Я оставил Хильке, опередил похоронную процессию, обогнув ее слева, и почти одновременно с носильщиками оказался у ямы, покрытой по краям досками и вовсе не такой глубокой, как я себе представлял; на глинистом дне стояло немного воды — не почвенной воды, просто растаявший снег. Из стенок торчали беловатые корни, которые рассекла лопата, а что все Рипенское кладбище насыпное, легко было узнать по верхнему слою песка и глины глубиной всего в каких-нибудь полтора метра; снизу земля была черно-коричневая, рыхлая, хоть торф режь.
Художник взглянул на меня, я поздоровался, но он не ответил; он поддерживал доктора Бусбека, того, казалось, тянуло книзу мокрое драповое пальто, его чересчур большие калоши разъезжались по глинистому грунту. По знаку Фенне носильщики поставили гроб и пропустили под него веревки, концы они держали в руках, чтобы, как я понял, понемножку стравливать, но, прежде чем они опустили гроб, пастор Бандикс простер руку над могилой, кисть его расслабленно реяла, как лист на ветру; он благословлял гроб, рука все трепетала и трепетала в воздухе, и, лишь приступив к молитве, он ее уронил. После молитвы носильщики, упершись в глиняный край ямы, приподняли гроб и медленно опустили в могилу, а художник обнял Тео Бусбека за плечи и привлек к себе, так что вместе они образовали как бы треугольник.
Непредвиденный инцидент. Истерика? Картинный обморок у разверстой могилы? Как все это ни напрашивается, я вынужден отказаться от подобных эффектов, не вправе я также цитировать клятвы, прощальные слова, бессмысленные восклицания, которые часто слышишь у открытой могилы, особенно в дурную погоду, ибо, после того как гроб Дитте скрылся в яме, художник и Тео Бусбек бросили вслед по горстке песка и стали у конца живой изгороди, так чтобы всякий, бросивший за ними горсть песка на гроб, непременно должен был пройти мимо них. Многие нагибались и, хотя рядом лежал наготове совочек, рукой загребали песок, который сыпался струйкой или, если в песке попадались комки, глухо барабанил о гроб, после чего каждый пожимал руку художнику и доктору Бусбеку и говорил несколько слов, а то и не говорил.
Я дождался, пока очередь не дошла до Хильке, втиснулся за ней, кинул вниз, на Дитте, две полные пригоршни песку и по примеру сестры пожал руки обоим мужчинам. Отец тоже стоял в очереди; съежившись между Бродерсеном и Бультйоганном, он подвигался к могиле, дважды бросил по горстке песку и направился — никогда не забуду это сухое лицо, настроенное на кисло-сладкую нейтральность, — к художнику, встретившему его тем же невозмутимым, все примечающим взглядом, что и всех других.
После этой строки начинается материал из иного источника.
     float tot[MANO_PART];
     float dRw[MANO_J][9], dtw[MANO_J][3], dJ[MANO_J][3], dRl[MANO_J][9], dpose[48];
     float cR[MANO_J][9], ct[MANO_J][3], cJ[MANO_J][3];
+    float comps[MANO_J * 45], jsd[MANO_J * 3 * 10];
 };
+struct ManoRigid;
+__device__ __forceinline__ void mano_rigid_finish(const ManoRigid& mr, const float* r6, const float* tot12, int b);
+#ifdef MANO_PHASES
+static __device__ unsigned long long g_mano_tail[16];
+#define TPH_DECL() HM_PH_DECL()
+#define TPH(k) HM_PH(k)
+#define TPH_FLUSH() HM_PH_FLUSH(g_mano_tail)
+#define TPH_ARG , unsigned long long (&ph_)[15]
+#define TPH_PASS , ph_
+#else
+#define TPH_DECL()
+#define TPH(k)
+#define TPH_FLUSH()
+#define TPH_ARG
+#define TPH_PASS
+#endif
+#define MANO_BWD_THREADS 256
+template <bool RIGID>
 __device__ __forceinline__ void mano_bwd2_body(const ManoModelDev& m, const ManoShared& sh, ManoBwd2Shared& w,
                                                const float* __restrict__ partials, int nchunk, int lb, int b, int pca_dim,
                                                const float* __restrict__ g_pca_extra, float w_extra,
                                                float* __restrict__ g_pca, float* __restrict__ g_rot,
-                                               float* __restrict__ g_betas, float* __restrict__ g_trans)
-{
-    const int t = threadIdx.x, nt = blockDim.x;
-    for (int k = t; k < MANO_PART; k += nt) {
-        float v[MANO_NCH64];
-#pragma unroll
-        for (int c = 0; c < MANO_NCH64; ++c)
-            v[c] = c < nchunk ? hm_partial_load(partials + ((long)lb * nchunk + c) * MANO_PART + k) : 0.f;
-        float a = 0.f;
-#pragma unroll
-        for (int c = 0; c < MANO_NCH64; ++c) a += v[c];
-        w.tot[k] = a;
-    }
+                                               float* __restrict__ g_betas, float* __restrict__ g_trans, const ManoRigid& mr,
+                                               const float* r6 TPH_ARG)
+{
+    const int t = threadIdx.x, nt = MANO_BWD_THREADS;
+    static_assert(MANO_PART <= 2 * MANO_BWD_THREADS, "two passes over the chunk records");
+    constexpr int NSTAGE = MANO_J * 45 + MANO_J * 3 * 10, SPT = (NSTAGE + MANO_BWD_THREADS - 1) / MANO_BWD_THREADS;
+    const float ex = (g_pca_extra && t < pca_dim) ? g_pca_extra[(long)b * pca_dim + t] : 0.f;
+    {
+        const bool two = t + nt < MANO_PART;
+        float v0[MANO_NCH64], v1[MANO_NCH64], stg[SPT];
+#pragma unroll
+        for (int c = 0; c < MANO_NCH64; ++c) {
+            const float* rec = partials + ((long)lb * nchunk + c) * MANO_PART + t;
+            v0[c] = c < nchunk ? hm_partial_load(rec) : 0.f;
+            v1[c] = (two && c < nchunk) ? hm_partial_load(rec + nt) : 0.f;
+        }
+#pragma unroll
+        for (int q = 0; q < SPT; ++q) {
+            const int i = t + q * nt;
+            stg[q] = i < MANO_J * 45 ? m.comps[i] : (i < NSTAGE ? m.J_shapedirs[i - MANO_J * 45] : 0.f);
+        }
+        float a0 = 0.f, a1 = 0.f;
+#pragma unroll
+        for (int c = 0; c < MANO_NCH64; ++c) a0 += v0[c];
+#pragma unroll
+        for (int c = 0; c < MANO_NCH64; ++c) a1 += v1[c];
+        w.tot[t] = a0;
+        if (two) w.tot[t + nt] = a1;
+#pragma unroll
+        for (int q = 0; q < SPT; ++q) {
+            const int i = t + q * nt;
+            if (i < MANO_J * 45) w.comps[i] = stg[q];
+            else if (i < NSTAGE) w.jsd[i - MANO_J * 45] = stg[q];
+        }
+    }
+    TPH(5);
     int depth = 0, par = -1, maxd = 0;
     if (t < MANO_J) { par = sh.parents[t]; depth = sh.depth[t]; }
 #pragma unroll
@@ -377,6 +435,7 @@
         for (int c = 0; c < 3; ++c) w.dJ[t][c] += w.dtw[t][c];
     }
     __syncthreads();
+    TPH(6);
     if (t < MANO_J) {
         float dR[9];
 #pragma unroll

Казалось, здесь ничто не назревало, ничто не могло произойти. Казалось, все ограничится кратким рукопожатием, но назовут ли они друг друга по имени со слегка вопросительной интонацией: — Макс? — Йенс?
Однако, когда художник сжал руку полицейского и задержал ее в своей дольше, чем руки других, можно было догадаться, что у него возникла какая-то мысль, что ему захотелось от чего-то освободиться, сейчас, в эту минуту, когда все к нему устремлялись, чтобы выразить свое участие.
— Ты потом зайдешь, Йенс? — тихо спросил художник, и так как отец, очевидно ждавший этого вопроса, поспешно ответил «Нет»: — Мне надо тебе кое-что показать.
Отец в знак того, что это его не больно интересует, пожал плечами:
— Что там у тебя такое?
— Последний портрет Дитте, — произнес художник без ненависти, скорее с оттенком презрительной фамильярности. — Если зайдешь, Йенс, я тебе его покажу.
После этого ругбюльский полицейский счел излишним подать руку Тео Бусбеку; поджав губы, он повернулся и стремительно зашагал к центральной аллее кладбища, где в одиночестве ждала его супруга, подхватив ее под руку, потащил за собой и вдруг вспомнил о нас, вспомнил так внезапно, что, резко поворотив, рванул за собой мать, заставив ее дважды поспешно переступить. Да-да, мы тут, мы уже идем, я послушно бежал возле Хильке, держась за ее пустую перчатку. На этот раз старшие шли впереди, молча, изредка торопливо и рассеянно здороваясь, и беглый шаг ругбюльского полицейского был признанием всей глубины нанесенного ему только что оскорбления. Он не вступал в разговоры ни перед часовней, ни у кладбищенских ворот, а на вопрос капитана Андерсена: «Уже все кончено?» — коротко кивнул, даже не остановившись, чтобы сказать слово старику, которого только что привезли в пролетке и разворачивали из пледа.